Try it
Where a line in the material below has the string "SolverState", please report it.

Input data
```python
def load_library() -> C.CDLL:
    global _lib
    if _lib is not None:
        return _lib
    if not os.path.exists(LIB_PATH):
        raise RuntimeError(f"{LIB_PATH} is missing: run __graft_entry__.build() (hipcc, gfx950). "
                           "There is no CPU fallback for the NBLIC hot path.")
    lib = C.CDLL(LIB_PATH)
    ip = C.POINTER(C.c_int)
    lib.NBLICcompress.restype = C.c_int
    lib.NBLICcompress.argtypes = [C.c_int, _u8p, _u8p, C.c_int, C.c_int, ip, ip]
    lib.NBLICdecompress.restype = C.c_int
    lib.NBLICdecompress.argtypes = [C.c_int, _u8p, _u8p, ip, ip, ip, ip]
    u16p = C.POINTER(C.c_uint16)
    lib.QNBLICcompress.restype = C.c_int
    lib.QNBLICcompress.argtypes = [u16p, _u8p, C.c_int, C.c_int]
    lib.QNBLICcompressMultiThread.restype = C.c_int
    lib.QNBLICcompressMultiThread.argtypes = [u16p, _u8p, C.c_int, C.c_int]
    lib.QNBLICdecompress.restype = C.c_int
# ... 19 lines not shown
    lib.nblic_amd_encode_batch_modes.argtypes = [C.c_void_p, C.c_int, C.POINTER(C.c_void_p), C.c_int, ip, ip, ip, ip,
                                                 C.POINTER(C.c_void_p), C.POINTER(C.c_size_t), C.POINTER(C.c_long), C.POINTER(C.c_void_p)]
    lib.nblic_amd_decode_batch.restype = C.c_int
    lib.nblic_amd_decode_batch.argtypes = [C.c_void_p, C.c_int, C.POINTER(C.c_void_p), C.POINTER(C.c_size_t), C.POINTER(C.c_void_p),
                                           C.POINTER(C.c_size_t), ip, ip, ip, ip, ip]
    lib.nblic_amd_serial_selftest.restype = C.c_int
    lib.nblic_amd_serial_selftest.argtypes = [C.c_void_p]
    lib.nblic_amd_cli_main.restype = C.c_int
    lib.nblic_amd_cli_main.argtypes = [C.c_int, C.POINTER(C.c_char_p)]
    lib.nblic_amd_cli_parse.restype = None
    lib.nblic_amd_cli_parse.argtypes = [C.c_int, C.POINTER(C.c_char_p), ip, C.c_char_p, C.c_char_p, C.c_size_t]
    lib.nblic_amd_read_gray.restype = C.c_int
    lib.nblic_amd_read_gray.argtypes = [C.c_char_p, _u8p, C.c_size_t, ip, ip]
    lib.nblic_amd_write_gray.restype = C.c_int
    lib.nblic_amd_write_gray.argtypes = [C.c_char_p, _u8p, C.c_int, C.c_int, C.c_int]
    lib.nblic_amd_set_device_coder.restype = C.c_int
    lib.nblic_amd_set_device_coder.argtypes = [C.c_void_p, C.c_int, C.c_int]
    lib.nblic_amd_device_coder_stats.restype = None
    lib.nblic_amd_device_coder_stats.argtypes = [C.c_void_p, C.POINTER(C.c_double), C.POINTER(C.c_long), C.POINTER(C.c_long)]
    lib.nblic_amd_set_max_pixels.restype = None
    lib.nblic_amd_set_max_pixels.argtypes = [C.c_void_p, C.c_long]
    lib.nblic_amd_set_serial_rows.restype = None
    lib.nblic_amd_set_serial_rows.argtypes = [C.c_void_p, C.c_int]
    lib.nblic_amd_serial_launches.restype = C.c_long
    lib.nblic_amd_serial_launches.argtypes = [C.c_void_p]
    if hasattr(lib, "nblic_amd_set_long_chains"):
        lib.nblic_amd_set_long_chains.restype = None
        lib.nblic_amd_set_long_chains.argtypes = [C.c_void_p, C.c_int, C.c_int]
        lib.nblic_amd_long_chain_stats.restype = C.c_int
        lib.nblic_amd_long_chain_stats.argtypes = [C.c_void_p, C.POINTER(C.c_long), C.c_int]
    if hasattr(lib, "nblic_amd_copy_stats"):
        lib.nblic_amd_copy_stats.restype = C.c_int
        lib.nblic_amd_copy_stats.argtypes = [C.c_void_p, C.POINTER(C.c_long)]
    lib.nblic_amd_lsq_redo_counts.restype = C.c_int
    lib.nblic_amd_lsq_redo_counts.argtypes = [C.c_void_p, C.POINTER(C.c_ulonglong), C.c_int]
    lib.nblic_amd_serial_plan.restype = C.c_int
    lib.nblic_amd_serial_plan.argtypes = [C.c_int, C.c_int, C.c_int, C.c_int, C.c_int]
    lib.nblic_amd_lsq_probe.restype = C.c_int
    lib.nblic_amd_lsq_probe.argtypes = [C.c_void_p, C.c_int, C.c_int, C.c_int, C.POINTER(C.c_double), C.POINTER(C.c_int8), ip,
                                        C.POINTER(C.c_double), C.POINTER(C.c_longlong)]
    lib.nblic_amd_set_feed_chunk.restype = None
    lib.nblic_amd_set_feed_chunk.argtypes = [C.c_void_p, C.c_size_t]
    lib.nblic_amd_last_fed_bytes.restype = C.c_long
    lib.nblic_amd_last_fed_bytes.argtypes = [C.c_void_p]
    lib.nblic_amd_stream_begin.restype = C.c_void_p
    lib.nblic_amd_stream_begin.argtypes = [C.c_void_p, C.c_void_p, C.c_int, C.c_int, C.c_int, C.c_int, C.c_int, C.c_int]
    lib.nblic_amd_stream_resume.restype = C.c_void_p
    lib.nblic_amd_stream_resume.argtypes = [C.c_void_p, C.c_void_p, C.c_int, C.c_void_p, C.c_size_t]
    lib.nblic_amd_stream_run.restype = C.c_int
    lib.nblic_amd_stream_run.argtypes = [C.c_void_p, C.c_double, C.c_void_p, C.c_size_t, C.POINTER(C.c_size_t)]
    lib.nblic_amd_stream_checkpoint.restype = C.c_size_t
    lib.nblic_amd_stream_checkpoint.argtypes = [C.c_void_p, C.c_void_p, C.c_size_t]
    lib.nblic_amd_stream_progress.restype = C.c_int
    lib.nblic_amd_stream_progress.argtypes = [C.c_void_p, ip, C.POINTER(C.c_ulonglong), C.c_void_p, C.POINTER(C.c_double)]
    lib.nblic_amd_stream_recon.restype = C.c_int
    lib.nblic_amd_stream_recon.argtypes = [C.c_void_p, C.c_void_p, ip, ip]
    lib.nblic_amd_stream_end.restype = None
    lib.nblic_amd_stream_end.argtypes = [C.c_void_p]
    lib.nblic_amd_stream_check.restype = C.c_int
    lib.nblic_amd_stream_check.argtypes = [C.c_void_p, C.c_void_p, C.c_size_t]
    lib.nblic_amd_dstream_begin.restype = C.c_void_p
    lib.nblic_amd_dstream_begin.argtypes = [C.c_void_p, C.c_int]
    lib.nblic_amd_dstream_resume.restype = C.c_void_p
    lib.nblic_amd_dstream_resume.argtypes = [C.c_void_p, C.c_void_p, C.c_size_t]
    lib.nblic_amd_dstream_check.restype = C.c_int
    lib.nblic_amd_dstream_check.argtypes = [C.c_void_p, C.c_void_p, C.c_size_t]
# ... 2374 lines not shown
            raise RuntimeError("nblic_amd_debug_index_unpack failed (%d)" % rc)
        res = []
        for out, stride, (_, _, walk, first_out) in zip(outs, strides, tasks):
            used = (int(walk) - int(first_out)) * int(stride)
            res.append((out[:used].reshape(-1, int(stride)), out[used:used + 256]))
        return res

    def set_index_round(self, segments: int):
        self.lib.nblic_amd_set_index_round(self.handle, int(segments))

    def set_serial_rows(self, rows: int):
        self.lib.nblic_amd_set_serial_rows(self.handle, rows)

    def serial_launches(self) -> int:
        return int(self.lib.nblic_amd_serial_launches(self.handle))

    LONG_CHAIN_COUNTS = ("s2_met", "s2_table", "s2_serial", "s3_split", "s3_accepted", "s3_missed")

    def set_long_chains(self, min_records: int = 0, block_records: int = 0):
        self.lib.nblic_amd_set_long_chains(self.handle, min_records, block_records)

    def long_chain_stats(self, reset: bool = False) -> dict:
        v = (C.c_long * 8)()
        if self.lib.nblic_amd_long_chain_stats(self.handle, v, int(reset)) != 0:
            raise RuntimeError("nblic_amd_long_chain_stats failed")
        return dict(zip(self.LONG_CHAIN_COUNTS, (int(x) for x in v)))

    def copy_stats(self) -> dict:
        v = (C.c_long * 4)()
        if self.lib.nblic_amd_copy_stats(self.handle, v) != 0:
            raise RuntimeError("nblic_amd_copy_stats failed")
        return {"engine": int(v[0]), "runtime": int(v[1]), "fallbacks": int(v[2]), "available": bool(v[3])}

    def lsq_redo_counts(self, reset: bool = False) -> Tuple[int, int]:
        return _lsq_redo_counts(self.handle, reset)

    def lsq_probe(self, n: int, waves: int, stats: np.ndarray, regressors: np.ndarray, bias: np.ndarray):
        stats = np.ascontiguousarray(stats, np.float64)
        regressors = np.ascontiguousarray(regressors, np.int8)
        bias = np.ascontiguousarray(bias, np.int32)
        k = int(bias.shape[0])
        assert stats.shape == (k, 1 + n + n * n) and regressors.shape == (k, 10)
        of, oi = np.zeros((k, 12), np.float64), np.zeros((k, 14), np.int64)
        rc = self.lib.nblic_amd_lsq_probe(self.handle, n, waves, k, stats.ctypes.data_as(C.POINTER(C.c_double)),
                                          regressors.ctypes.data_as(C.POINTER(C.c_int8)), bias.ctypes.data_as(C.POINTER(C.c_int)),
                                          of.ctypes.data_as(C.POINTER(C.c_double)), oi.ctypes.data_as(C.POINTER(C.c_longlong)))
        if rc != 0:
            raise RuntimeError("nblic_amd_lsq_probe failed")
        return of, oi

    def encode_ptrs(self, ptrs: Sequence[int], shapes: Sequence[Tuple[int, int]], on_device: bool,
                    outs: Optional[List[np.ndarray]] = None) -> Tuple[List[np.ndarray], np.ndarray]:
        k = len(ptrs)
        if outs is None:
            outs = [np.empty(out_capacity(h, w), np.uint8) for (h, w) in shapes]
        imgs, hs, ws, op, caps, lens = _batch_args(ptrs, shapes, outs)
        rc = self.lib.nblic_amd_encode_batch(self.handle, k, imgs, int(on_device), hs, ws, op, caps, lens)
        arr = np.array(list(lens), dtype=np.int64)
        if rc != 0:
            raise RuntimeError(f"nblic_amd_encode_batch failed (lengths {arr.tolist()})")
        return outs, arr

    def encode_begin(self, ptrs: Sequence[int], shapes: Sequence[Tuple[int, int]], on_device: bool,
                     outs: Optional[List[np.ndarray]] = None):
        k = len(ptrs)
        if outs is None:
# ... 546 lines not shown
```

---

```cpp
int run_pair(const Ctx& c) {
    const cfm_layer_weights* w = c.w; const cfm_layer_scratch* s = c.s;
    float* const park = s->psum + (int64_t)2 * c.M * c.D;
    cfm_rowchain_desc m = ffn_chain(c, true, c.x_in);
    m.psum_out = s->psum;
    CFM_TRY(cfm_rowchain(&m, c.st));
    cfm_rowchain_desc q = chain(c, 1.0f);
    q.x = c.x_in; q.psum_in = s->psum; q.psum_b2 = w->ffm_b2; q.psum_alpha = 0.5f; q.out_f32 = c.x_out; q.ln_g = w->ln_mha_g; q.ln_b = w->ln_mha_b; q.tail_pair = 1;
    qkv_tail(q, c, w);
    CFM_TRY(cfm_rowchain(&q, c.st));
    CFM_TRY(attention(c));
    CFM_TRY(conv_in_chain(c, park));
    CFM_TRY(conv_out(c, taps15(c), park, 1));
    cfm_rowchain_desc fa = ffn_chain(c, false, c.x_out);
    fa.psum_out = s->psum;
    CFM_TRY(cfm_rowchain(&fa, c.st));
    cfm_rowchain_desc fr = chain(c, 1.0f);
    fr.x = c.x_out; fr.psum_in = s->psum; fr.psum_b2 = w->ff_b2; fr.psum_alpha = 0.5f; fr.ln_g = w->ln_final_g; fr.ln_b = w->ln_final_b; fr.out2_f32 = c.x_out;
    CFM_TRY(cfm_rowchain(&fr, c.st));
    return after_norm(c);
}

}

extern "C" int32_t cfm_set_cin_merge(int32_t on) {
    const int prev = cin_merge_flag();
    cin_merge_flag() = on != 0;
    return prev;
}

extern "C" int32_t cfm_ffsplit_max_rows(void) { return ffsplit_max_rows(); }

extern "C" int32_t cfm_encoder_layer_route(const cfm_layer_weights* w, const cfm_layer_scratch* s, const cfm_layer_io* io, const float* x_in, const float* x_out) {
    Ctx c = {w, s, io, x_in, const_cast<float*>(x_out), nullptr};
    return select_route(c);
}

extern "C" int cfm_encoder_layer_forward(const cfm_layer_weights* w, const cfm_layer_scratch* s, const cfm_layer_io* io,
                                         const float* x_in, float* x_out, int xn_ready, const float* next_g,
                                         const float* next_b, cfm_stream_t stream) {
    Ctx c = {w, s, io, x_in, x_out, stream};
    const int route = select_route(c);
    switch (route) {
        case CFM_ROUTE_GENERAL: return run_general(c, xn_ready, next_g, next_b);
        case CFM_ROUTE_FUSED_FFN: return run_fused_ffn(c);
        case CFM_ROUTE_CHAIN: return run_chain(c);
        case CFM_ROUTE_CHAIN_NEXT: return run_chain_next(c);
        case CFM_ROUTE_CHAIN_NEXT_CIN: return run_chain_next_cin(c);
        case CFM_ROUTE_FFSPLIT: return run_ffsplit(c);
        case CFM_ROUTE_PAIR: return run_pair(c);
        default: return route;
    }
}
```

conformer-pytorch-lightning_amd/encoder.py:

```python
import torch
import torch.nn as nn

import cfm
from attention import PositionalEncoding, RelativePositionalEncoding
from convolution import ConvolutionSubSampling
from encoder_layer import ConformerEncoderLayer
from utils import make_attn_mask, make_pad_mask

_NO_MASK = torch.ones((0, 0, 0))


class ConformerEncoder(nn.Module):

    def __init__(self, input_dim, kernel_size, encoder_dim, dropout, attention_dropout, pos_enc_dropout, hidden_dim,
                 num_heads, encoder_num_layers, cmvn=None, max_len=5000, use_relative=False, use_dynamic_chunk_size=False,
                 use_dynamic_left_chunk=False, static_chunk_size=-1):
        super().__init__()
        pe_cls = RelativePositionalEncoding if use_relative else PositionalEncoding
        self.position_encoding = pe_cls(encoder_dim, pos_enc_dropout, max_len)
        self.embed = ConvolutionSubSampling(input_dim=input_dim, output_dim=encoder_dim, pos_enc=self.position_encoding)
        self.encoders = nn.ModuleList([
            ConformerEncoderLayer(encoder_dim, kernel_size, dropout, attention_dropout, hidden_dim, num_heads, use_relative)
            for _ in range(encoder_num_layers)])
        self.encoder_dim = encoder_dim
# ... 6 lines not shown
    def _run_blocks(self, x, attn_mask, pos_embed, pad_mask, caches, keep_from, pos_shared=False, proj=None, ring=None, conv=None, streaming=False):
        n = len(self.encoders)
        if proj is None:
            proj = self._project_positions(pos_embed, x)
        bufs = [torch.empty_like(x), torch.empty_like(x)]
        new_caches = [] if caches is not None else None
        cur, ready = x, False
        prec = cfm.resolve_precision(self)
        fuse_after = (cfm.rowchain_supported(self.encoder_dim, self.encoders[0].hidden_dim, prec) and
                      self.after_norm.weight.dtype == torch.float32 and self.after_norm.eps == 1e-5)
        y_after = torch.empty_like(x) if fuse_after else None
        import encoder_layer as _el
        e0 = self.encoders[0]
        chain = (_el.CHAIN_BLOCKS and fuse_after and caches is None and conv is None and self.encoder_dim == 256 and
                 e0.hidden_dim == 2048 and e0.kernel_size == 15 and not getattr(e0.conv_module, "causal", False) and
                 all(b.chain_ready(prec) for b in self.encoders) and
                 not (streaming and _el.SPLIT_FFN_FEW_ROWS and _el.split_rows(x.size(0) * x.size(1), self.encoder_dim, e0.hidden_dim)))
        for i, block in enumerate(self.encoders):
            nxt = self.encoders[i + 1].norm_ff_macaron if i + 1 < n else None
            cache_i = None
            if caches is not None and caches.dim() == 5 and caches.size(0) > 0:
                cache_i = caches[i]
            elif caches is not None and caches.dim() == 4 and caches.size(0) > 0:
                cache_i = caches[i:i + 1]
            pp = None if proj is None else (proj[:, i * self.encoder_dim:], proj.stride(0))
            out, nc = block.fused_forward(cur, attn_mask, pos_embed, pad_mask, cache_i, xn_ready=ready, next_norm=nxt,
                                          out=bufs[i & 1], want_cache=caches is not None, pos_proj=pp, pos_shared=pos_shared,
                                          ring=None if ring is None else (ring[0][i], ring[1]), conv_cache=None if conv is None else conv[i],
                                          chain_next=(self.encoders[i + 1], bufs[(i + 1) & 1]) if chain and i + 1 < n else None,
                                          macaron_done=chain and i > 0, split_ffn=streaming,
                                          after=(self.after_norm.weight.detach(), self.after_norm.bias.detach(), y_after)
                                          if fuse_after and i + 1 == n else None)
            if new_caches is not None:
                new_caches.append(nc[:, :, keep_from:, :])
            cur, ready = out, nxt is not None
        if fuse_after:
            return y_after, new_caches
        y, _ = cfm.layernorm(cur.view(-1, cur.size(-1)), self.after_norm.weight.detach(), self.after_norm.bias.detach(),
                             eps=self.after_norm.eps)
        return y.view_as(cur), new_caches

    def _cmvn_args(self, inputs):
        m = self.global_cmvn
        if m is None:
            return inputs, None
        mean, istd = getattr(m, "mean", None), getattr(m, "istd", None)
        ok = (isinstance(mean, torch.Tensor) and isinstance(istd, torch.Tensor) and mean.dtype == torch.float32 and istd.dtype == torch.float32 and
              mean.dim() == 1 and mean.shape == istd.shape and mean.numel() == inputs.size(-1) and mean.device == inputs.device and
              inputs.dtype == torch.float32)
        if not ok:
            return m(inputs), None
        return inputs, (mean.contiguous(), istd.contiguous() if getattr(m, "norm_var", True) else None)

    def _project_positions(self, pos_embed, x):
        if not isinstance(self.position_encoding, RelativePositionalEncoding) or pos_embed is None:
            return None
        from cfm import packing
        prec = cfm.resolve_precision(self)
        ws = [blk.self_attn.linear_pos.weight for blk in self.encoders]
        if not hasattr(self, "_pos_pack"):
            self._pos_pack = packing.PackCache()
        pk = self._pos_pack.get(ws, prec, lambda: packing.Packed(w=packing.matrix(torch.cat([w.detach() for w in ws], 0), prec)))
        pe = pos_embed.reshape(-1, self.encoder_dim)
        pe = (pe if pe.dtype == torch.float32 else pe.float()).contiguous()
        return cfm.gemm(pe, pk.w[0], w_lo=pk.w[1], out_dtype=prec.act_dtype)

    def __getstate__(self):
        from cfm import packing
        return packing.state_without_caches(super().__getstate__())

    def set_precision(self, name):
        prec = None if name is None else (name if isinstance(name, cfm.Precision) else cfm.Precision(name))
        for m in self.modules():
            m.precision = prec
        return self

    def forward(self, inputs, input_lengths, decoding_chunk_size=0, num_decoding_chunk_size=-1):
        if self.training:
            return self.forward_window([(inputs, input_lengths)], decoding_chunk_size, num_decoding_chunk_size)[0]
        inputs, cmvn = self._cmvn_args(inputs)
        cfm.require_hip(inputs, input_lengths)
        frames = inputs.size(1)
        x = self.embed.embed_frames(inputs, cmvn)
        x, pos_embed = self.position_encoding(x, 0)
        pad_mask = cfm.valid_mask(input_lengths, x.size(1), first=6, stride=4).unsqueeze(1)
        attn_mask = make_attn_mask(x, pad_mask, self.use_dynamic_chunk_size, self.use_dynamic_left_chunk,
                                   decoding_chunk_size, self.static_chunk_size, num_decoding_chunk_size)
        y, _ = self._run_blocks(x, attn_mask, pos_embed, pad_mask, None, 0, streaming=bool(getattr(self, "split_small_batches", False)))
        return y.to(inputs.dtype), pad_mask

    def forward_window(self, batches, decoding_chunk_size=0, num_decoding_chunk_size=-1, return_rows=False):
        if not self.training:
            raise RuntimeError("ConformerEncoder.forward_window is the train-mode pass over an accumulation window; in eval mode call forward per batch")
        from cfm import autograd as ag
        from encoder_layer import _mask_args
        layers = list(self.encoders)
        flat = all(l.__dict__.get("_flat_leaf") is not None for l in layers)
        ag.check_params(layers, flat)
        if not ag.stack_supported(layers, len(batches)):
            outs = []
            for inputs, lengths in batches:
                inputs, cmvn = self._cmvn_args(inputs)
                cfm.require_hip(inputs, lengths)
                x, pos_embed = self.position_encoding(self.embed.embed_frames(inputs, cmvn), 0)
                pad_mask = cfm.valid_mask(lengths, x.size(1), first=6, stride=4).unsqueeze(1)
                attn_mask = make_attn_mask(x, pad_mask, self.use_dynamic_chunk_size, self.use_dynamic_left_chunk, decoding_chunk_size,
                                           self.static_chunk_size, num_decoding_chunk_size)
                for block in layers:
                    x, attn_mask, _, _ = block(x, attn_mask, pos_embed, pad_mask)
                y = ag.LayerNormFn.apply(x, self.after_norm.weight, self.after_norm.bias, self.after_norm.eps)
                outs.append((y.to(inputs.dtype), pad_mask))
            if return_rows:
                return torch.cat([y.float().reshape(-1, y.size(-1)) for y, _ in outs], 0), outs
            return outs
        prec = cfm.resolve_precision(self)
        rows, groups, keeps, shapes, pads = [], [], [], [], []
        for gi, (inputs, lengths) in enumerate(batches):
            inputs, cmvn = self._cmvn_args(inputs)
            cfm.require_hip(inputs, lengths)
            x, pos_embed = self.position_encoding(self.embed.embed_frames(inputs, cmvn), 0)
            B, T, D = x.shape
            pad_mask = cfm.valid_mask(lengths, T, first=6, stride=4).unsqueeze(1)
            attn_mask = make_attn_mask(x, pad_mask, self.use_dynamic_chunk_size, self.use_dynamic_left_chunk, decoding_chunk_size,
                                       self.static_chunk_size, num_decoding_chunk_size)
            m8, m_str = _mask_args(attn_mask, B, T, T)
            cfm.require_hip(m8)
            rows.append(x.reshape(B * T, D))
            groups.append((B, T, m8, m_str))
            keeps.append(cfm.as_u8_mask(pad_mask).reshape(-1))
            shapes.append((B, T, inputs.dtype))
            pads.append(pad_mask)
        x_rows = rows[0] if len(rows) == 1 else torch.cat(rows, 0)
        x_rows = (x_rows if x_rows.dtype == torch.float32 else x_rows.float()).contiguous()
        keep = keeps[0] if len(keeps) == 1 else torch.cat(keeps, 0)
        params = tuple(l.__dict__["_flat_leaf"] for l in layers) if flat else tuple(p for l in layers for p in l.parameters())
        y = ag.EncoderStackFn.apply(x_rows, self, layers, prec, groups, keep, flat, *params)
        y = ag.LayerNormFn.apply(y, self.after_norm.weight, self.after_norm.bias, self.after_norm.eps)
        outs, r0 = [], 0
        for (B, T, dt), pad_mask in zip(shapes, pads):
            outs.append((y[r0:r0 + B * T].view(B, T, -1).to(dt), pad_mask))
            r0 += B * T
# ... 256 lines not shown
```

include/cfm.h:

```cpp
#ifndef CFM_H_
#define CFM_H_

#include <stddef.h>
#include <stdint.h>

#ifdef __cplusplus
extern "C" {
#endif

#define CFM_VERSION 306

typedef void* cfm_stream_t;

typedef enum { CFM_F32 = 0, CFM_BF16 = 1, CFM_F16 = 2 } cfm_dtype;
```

---

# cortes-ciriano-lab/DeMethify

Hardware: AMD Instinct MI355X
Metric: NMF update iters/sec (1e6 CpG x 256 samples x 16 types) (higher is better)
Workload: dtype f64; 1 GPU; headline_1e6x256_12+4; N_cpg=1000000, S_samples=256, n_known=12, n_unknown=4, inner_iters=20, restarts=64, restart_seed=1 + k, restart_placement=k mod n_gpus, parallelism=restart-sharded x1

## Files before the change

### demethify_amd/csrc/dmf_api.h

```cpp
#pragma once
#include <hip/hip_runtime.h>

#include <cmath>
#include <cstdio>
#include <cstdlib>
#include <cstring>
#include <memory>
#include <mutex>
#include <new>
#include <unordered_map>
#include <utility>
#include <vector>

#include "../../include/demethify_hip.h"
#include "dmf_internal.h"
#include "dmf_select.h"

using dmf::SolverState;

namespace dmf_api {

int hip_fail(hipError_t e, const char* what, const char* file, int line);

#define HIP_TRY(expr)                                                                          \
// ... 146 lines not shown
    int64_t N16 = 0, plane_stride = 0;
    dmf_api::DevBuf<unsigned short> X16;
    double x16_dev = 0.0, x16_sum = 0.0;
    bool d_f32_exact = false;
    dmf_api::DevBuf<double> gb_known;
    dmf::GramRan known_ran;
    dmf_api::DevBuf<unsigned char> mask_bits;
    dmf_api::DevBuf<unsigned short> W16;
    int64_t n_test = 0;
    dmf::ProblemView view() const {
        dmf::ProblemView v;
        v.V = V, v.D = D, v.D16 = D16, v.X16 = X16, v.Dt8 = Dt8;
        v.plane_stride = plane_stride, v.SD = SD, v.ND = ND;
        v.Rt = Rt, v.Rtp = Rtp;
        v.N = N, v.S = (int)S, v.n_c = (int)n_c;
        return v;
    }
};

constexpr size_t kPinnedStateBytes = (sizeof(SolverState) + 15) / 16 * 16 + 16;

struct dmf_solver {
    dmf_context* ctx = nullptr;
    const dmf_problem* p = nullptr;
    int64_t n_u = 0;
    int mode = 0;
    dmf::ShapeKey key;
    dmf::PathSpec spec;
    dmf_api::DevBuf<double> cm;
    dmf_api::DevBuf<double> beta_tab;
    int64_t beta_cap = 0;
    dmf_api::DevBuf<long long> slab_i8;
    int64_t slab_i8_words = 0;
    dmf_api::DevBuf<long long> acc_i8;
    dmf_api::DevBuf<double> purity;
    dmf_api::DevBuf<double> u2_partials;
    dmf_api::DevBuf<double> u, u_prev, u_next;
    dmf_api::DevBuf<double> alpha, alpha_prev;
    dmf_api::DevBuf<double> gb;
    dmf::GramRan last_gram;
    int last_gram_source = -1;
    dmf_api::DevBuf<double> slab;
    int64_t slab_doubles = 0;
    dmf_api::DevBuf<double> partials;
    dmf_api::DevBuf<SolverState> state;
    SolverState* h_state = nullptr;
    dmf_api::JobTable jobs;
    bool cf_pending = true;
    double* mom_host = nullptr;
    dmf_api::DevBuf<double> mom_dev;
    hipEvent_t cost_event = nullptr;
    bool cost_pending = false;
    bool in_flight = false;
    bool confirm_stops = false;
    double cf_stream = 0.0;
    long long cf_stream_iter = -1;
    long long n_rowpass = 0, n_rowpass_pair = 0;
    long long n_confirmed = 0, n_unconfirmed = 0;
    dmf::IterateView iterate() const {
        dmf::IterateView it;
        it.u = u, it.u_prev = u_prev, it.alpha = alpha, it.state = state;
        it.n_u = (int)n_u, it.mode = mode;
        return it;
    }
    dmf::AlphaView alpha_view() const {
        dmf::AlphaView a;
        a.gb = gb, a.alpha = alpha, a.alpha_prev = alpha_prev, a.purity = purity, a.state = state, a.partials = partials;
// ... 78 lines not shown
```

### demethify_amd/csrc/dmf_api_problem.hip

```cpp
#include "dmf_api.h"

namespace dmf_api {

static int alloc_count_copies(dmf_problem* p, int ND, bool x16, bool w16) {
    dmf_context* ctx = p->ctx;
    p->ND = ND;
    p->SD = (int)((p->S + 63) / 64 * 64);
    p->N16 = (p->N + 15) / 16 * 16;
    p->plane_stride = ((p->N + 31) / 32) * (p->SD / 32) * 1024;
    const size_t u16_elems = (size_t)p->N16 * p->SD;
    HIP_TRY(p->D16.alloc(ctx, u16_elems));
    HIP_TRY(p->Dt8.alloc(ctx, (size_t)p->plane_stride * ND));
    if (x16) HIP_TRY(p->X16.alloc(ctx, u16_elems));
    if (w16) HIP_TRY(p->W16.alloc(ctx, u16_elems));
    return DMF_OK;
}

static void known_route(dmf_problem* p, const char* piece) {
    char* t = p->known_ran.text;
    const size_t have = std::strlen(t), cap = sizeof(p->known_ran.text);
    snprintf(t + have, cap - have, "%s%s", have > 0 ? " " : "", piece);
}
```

Expected answer
using dmf::SolverState;
constexpr size_t kPinnedStateBytes = (sizeof(SolverState) + 15) / 16 * 16 + 16;
    dmf_api::DevBuf<SolverState> state;
    SolverState* h_state = nullptr;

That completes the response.